The other half
My first ever real love break up happened to me at the start of this year. I felt emotions I never thought possible, lows that felt as though they reached to the other side of the earth, literal heart aches that felt as though they would never end, a choked up ball in my throat appears every time I think of it, still.
Being a scientist, and also a true believer of everything happens for a reason, naturally I was curious as to why the fuck evolution would not only allow us to feel this sort of pain, but why were we feeling this love in the first place? What place in bettering the human condition did love play? Why is it that so much of our lives, or, at least my life, is built around this urge to find a mate, and what role does love have to play in this game? The urge to find love is not all that consuming. The urge to hold onto love though, that’s a whole other story.

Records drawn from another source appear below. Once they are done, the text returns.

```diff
@@ -334,7 +374,30 @@
   return pack_weights_walk(w, Cout, Cin, KS, n_f32 >= 32 ? 0xFFFFFFFFu : (1u << n_f32) - 1u, scale, packed, q_use);
 }
 
-static int pack_weights_walk(const float* w, int Cout, int Cin, int KS, uint32_t f32_mask, const float* scale, void* packed, int q_walk) {
+extern "C" int mp_conv_stem_tail_forms(int KS, int n_f32, int n_u8) {
+  if (!mp_conv_stem_supported(KS, n_f32, n_u8)) return 0;
+  const int real = 3 * n_f32 + n_u8, Q = (real + 7) / 8, bg = 3 * n_f32;
+  if (stem::patch_bytes(KS, Q, true) > stem::LDS_PER_WG) return 0;
+  int forms = 0;
+  if (real % 8 == 1) forms |= 1;
+  if (bg % 8 == 1 && bg > 8 && n_u8 > 0) forms |= 2;
+  return forms;
+}
+static int tail_main_chunks(int n_f32, int n_u8, int background) { return background ? 3 * n_f32 / 8 : (3 * n_f32 + n_u8) / 8; }
+extern "C" size_t mp_conv_stem_tail_packed_bytes(int KS, int n_f32, int n_u8, int Cout, int background) {
+  if (!(mp_conv_stem_tail_forms(KS, n_f32, n_u8) & (background ? 2 : 1))) return 0;
+  return (size_t)(Cout / stem::NCO) * 4 * stem::n_steps_tail(KS, tail_main_chunks(n_f32, n_u8, background)) * 3072;
+}
+extern "C" int mp_conv_stem_pack_weights_tail(const float* w, int Cout, int Cin, int KS, uint32_t f32_mask, int background, const float* scale,
+                                              void* packed) {
+  const int n_f32 = __builtin_popcount(f32_mask), n_u8 = Cin - n_f32;
+  MP_REQUIRE(n_u8 >= 0 && (mp_conv_stem_tail_forms(KS, n_f32, n_u8) & (background ? 2 : 1)), "mp_conv_stem_pack_weights_tail: this record has no such tail-plane form");
+  MP_REQUIRE(!background || f32_mask == (n_f32 >= 32 ? 0xFFFFFFFFu : (1u << n_f32) - 1u),
+             "mp_conv_stem_pack_weights_tail: the background walk is defined for leading fp32-kind channels only");
+  return pack_weights_walk(w, Cout, Cin, KS, f32_mask, scale, packed, tail_main_chunks(n_f32, n_u8, background), true);
+}
+
+static int pack_weights_walk(const float* w, int Cout, int Cin, int KS, uint32_t f32_mask, const float* scale, void* packed, int q_walk, bool tail) {
   MP_REQUIRE(Cin >= 1 && Cin <= 32 && (Cin == 32 || (f32_mask >> Cin) == 0u), "mp_conv_stem_pack_weights_mask: mask names channels >= Cin (<= 32 input channels)");
   const int n_f32 = __builtin_popcount(f32_mask), n_u8 = Cin - n_f32;
   MP_REQUIRE(w && packed && n_u8 >= 0 && Cout % stem::NCO == 0 && mp_conv_stem_supported(KS, n_f32, n_u8),
@@ -344,7 +407,9 @@
     if ((f32_mask >> c) & 1u) ch_of_f32[a++] = c; else ch_of_u8[b++] = c;
   }
   const int Q = q_walk > 0 ? q_walk : mp_xrec_elements(n_f32, n_u8) / 8;
-  const int T = stem::n_steps(KS, Q), S = KS * KS * Q;
+  MP_REQUIRE(!tail || q_walk > 0, "mp_conv_stem_pack_weights: a tail walk names its main chunks");
+  const int S_main = KS * KS * Q, S = S_main + (tail ? KS : 0);
+  const int T = stem::steps_of_slices(S);
   unsigned short* out = (unsigned short*)packed;
   memset(out, 0, (size_t)(Cout / stem::NCO) * 4 * T * 3072);
   for (int co = 0; co < Cout; ++co) {
@@ -352,9 +417,12 @@
     const double sc = scale ? (double)scale[co] : 1.0;
     for (int s = 0; s < S; ++s) {
       const int t = s / 4, g = s % 4;
-      const int kh = s / (KS * Q), rr = s % (KS * Q), kw = rr / Q, q = rr % Q;
-      for (int e = 0; e < 8; ++e) {
-        const int slot = 8 * q + e;
+      const bool ts = s >= S_main;
+      const int rr = s % (KS * Q);
+      const int kh = ts ? s - S_main : s / (KS * Q), q = ts ? Q : rr % Q;
+      for (int e = 0; e < (ts ? KS : 8); ++e) {
+        const int kw = ts ? e : rr / Q;
+        const int slot = ts ? 8 * q : 8 * q + e;
         int ch;
         double f;
         if (slot < 3 * n_f32) { ch = ch_of_f32[slot / 3]; f = sc; }
@@ -372,7 +440,7 @@
 }
 
 static int stem_xrec_impl(const mp_conv_desc* d, const void* d_packed, int n_f32, float* d_ypool, int pool_border, mp_stream stream,
-                          const void* d_packed_sparse = nullptr, const unsigned char* d_tile_flags = nullptr) {
+                          const void* d_packed_sparse = nullptr, const unsigned char* d_tile_flags = nullptr, int tail_forms = 0) {
   MP_REQUIRE(d && d->d_x && d_packed && (d->d_y || d_ypool), "mp_conv_stem_xrec: null pointer");
   MP_REQUIRE(!d_ypool || (d->relu && pool_border >= 0), "mp_conv_stem_xrec_pool: the fused max pool needs the ReLU (its atomicMax orders non-negative floats)");
   const int n_u8 = d->c_real - n_f32;
@@ -387,7 +455,10 @@
   p.Hp = d->H + 2 * d->in_border; p.Wp = d->W + 2 * d->in_border; p.in_off = d->in_border - d->pad;
   p.Cout = d->Cout; p.Hop = p.Ho + 2 * d->out_border; p.Wop = p.Wo + 2 * d->out_border; p.out_border = d->out_border;
   p.tiles_x = ceil_div(p.Wo, stem::TW); p.tiles_y = ceil_div(p.Ho, stem::TH); p.n_cb = d->Cout / stem::NCO;
-  p.n_steps = stem::n_steps(d->KH, Q);
+  MP_REQUIRE((tail_forms & ~mp_conv_stem_tail_forms(d->KH, n_f32, n_u8)) == 0, "mp_conv_stem_xrec_tail: this record has no such tail-plane form (mp_conv_stem_tail_forms)");
+  p.tail_dense = tail_forms & 1; p.tail_sparse = 0;
+  p.q_dense = p.tail_dense ? Q - 1 : Q;
+  p.n_steps = p.tail_dense ? stem::n_steps_tail(d->KH, Q - 1) : stem::n_steps(d->KH, Q);
   p.relu = d->relu;
   const long img = (long)p.Hp * p.Wp * 16 * Q, outb = (long)p.Hop * p.Wop * d->Cout * 4;
   MP_REQUIRE(img < (1L << 31) && outb < (1L << 31) && (long)d->N * p.tiles_y * p.tiles_x * p.n_cb < (1L << 31), "mp_conv_stem_xrec: image too large for 32-bit offsets");
@@ -396,19 +467,32 @@
   p.Hq = (p.Ho + 2 - 3) / 2 + 1; p.Wq = (p.Wo + 2 - 3) / 2 + 1;
   p.H = d->H; p.W = d->W; p.pad = d->pad;
   p.tile_flags = nullptr; p.w_sparse = nullptr; p.fl_tx = p.fl_ty = 0; p.q_use = Q; p.n_steps_sparse = p.n_steps;
-  const int q_use = mp_conv_stem_sparse_chunks(d->KH, n_f32, n_u8);
+  const bool bg_tail = (tail_forms & 2) != 0;
+  const int q_use = bg_tail ? 3 * n_f32 / 8 : mp_conv_stem_sparse_chunks(d->KH, n_f32, n_u8);
   const bool sp = d_packed_sparse && d_tile_flags && q_use > 0;
   p.count_bg = 0;
   if (sp) {
-    p.count_bg = mp_profile_active();
+    p.count_bg = Q > 2 ? mp_profile_active() : 0;
     p.tile_flags = d_tile_flags; p.w_sparse = (const unsigned char*)d_packed_sparse;
-    p.fl_tx = ceil_div(d->W, 8); p.fl_ty = ceil_div(d->H, 8); p.q_use = q_use; p.n_steps_sparse = stem::n_steps(d->KH, q_use);
+    p.fl_tx = ceil_div(d->W, 8); p.fl_ty = ceil_div(d->H, 8); p.q_use = q_use; p.tail_sparse = bg_tail ? 1 : 0;
+    p.n_steps_sparse = bg_tail ? stem::n_steps_tail(d->KH, q_use) : stem::n_steps(d->KH, q_use);
   }
   const double M = (double)d->N * p.Ho * p.Wo;
   const double flops = 2.0 * M * d->Cout * d->KH * d->KW * d->c_real;
   const double bytes = (double)d->N * img + (d->d_y ? 4.0 * M * d->Cout : 0.0) + (d_ypool ? 4.0 * (double)d->N * p.Hq * p.Wq * d->Cout : 0.0) +
-                       (double)mp_conv_stem_packed_bytes(d->KH, n_f32, n_u8, d->Cout);
+                       (double)p.n_cb * 4 * p.n_steps * 3072;
   hipStream_t s = (hipStream_t)stream;
+#define MP_STEM_GO_TAIL(KSV, QV)                                                                                                     \
+  if (tail_forms && d->KH == KSV && Q == QV) {                                                                                     \
+    if (sp)                                                                                                                        \
+      return d_ypool ? stem::launch<KSV, QV, true, true, true>(p, s, flops, bytes, "conv_stem_bf16x3+maxpool<" #KSV "x" #KSV ",Q" #QV ">")   \
+                     : stem::launch<KSV, QV, false, true, true>(p, s, flops, bytes, "conv_stem_bf16x3<" #KSV "x" #KSV ",Q" #QV ">");       \
+    return d_ypool ? stem::launch<KSV, QV, true, false, true>(p, s, flops, bytes, "conv_stem_bf16x3+maxpool<" #KSV "x" #KSV ",Q" #QV ">")    \
+                   : stem::launch<KSV, QV, false, false, true>(p, s, flops, bytes, "conv_stem_bf16x3<" #KSV "x" #KSV ",Q" #QV ">");        \
+  }
+  MP_STEM_GO_TAIL(7, 2) MP_STEM_GO_TAIL(7, 3) MP_STEM_GO_TAIL(7, 4) MP_STEM_GO_TAIL(7, 5)
+  MP_STEM_GO_TAIL(5, 2) MP_STEM_GO_TAIL(5, 3) MP_STEM_GO_TAIL(5, 4) MP_STEM_GO_TAIL(5, 5) MP_STEM_GO_TAIL(5, 6)
+#undef MP_STEM_GO_TAIL
 #define MP_STEM_GO(KSV, QV)                                                                                                          \
   if (d->KH == KSV && Q == QV) {                                                                                                   \
     if (sp)                                                                                                                        \
@@ -438,6 +522,13 @@
                                         const unsigned char* d_tile_flags, float* d_ypool, int pool_border, mp_stream stream) {
   MP_REQUIRE(d && (d->d_y || d_ypool), "mp_conv_stem_xrec_sparse: null output");
   return stem_xrec_impl(d, d_packed, n_f32, d_ypool, pool_border, stream, d_packed_sparse, d_tile_flags);
+}
+
+extern "C" int mp_conv_stem_xrec_tail(const mp_conv_desc* d, const void* d_packed, const void* d_packed_sparse, int n_f32,
+                                      const unsigned char* d_tile_flags, float* d_ypool, int pool_border, int tail_forms, mp_stream stream) {
+  MP_REQUIRE(d && (d->d_y || d_ypool), "mp_conv_stem_xrec_tail: null output");
+  MP_REQUIRE(tail_forms >= 0 && tail_forms <= 3, "mp_conv_stem_xrec_tail: tail_forms is a mask of bits 0 and 1");
+  return stem_xrec_impl(d, d_packed, n_f32, d_ypool, pool_border, stream, d_packed_sparse, d_tile_flags, tail_forms);
 }
 
 extern "C" int mp_conv_stem_bg_stats(double* background_wgs, double* total_wgs, int reset) {
diff --git a/megapose6d_amd/engine.py b/megapose6d_amd/engine.py
--- a/megapose6d_amd/engine.py
+++ b/megapose6d_amd/engine.py
@@ -429,6 +429,22 @@
     return _pack_weights(lib.mp_conv_stem_pack_weights_sparse, w_oihw, scale, n, np.uint8, Cout, Cin, KH, n_f32)
 
 
+def conv_stem_tail_forms(K: int, n_f32: int, n_u8: int) -> int:
+    return int(_lib.load().mp_conv_stem_tail_forms(K, n_f32, n_u8))
+
+
+def conv_stem_pack_weights_tail(w_oihw: np.ndarray, n_f32: int, scale: Optional[np.ndarray] = None, background: bool = False,
+                                f32_mask: Optional[int] = None) -> Optional[np.ndarray]:
+    lib = _lib.load()
+    Cout, Cin, KH, KW = np.shape(w_oihw)
+    mask = leading_mask(n_f32) if f32_mask is None else int(f32_mask)
+    nf = bin(mask).count("1")
+    n = lib.mp_conv_stem_tail_packed_bytes(KH, nf, Cin - nf, Cout, int(background))
+    if n == 0:
+        return None
+    return _pack_weights(lib.mp_conv_stem_pack_weights_tail, w_oihw, scale, n, np.uint8, Cout, Cin, KH, mask, int(background))
+
+
 def conv_stem_bg_stats(reset: bool = True) -> Tuple[float, float]:
     a, b = C.c_double(), C.c_double()
     check(_lib.load().mp_conv_stem_bg_stats(C.byref(a), C.byref(b), int(reset)))
@@ -438,10 +454,16 @@
 def conv_stem_xrec(xrec: torch.Tensor, N: int, H: int, W: int, c_real: int, n_f32: int, in_border: int, w_pieces: torch.Tensor,
                    bias: Optional[torch.Tensor], Cout: int, K: int, pad: int, y: Optional[torch.Tensor], out_border: int, relu: bool = False,
                    y_pool: Optional[torch.Tensor] = None, pool_border: int = 1, w_sparse: Optional[torch.Tensor] = None,
-                   tile_flags: Optional[torch.Tensor] = None) -> None:
+                   tile_flags: Optional[torch.Tensor] = None, tail_forms: int = 0) -> None:
     assert xrec.dtype == torch.bfloat16 and w_pieces.dtype == torch.uint8
     d = _conv_desc(xrec.data_ptr(), N, H, W, (c_real + 3) // 4 * 4, in_border, Cout, K, 2, pad, _ptr(y), out_border, bias, relu=relu)
     d.c_real = c_real
+    if tail_forms:
+        sp = w_sparse is not None and tile_flags is not None
+        assert not sp or (tile_flags.dtype == torch.uint8 and tile_flags.is_cuda and w_sparse.dtype == torch.uint8)
+        check(_lib.load().mp_conv_stem_xrec_tail(C.byref(d), w_pieces.data_ptr(), w_sparse.data_ptr() if sp else None, n_f32,
+                                                 tile_flags.data_ptr() if sp else None, _ptr(y_pool), pool_border, int(tail_forms), _stream()))
+        return
     if w_sparse is not None and tile_flags is not None:
         assert tile_flags.dtype == torch.uint8 and tile_flags.is_cuda and w_sparse.dtype == torch.uint8
         check(_lib.load().mp_conv_stem_xrec_sparse(C.byref(d), w_pieces.data_ptr(), w_sparse.data_ptr(), n_f32, tile_flags.data_ptr(),
```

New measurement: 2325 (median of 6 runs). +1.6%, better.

I say “my life” in a bid to not project my own thoughts and feelings onto the rest of the world, but realistically, it is something that has plagued mankind for aeons in various shapes and forms. In my new favourite book, “Kafka on the Shore”, Murakami explores the idea of love through reference to ancient beliefs that we were not simply male and female, rather one of three types – male/male, male/female, female/female, and that each person was made out of the components of two people happily living our lives. Until one day, for reasons unexplained, God took a knife cut us all down the middle and now we’re all lonely half-people trapesing the earth searching for our other half. This concept was explained more eloquently than i have offerred, but for someone who was in the midst of heart break, everything was doom and gloom.

Murakami continues to say that is difficult for people to their lives alone, and certainly harder for some than others. This concept conflicted significantly with my own beliefs about the importance of independence – why can’t we be one without the other? Why do some cope better? Are these people more capable of living alone split from their half slightly off centre? And those of us with the bigger half more capable of finding fulfillment in ourselves than others? Or, are we all split equally but some of us are more equipped to deal with the outfall than others? How does our environment shape our ability to take on the world alone, and, do we really want to? Do we do it because we understand the necessity of soldiering on to be an active member in the societal constructs in which we live today? Or do we continue alone because we believe, and some are lucky to know, that there is more out there, that we don’t have to settle when it doesn’t feel right? Regardless, at some point in time whether that be our mid-teens, our late 50’s, anywhere in between and outside of that, at some point we feel the urge to face the world together with another half, maybe not the right half, but another half nonetheless.
So. Why? Is it really as simple as our primary human purpose on earth to procreate? Why if our sole purpose is to reproduce on this planet do we feel love? Not just any love. Romantic love. Not the love you feel for your sister, mother, brother, father, but that deep all consuming, intoxicating, drowning in euphoria love you feel for the other half that as Murakami suggests, was torn away from us right after the dawn of man.
I certainly didn’t have the answer after the twenty minutes of stillness, lying in bed pondering this concept. All I had were more questions and many assumptions. Is it because babies are raised better with the security of two parents? Is it because our species would not survive if we carelessly procreated? What the hell is the science behind monogamy? And if all these hypothesis are true, then will I still feel the need for romantic love once I’ve given this planet all my potential ancestors (I’m being coy about menopause). I mean the ideal scenario would be that it is women’s time to shine and have carefree copulation, but from what I’ve heard, the creator is a jerk and our libido disappears when we no longer need to worry about falling pregnant and giving up years of life for other beings. Which scientifically I get, but, if you’re going to make sex and love so goddamn enjoyable, why take it away from us just as we have the time to enjoy it?
Why why why why why, so many why’s. That one page from Murakami had me in internet loop for about an hour or so before I discovered the book “The Evolution of Desire: Strategies for Human Mating” by David M. Buss, a book that claimed it would explain to me the evolutionary psychology behind the powerful forces that shape our most intimate desires, and the role of love in the sexual psychology.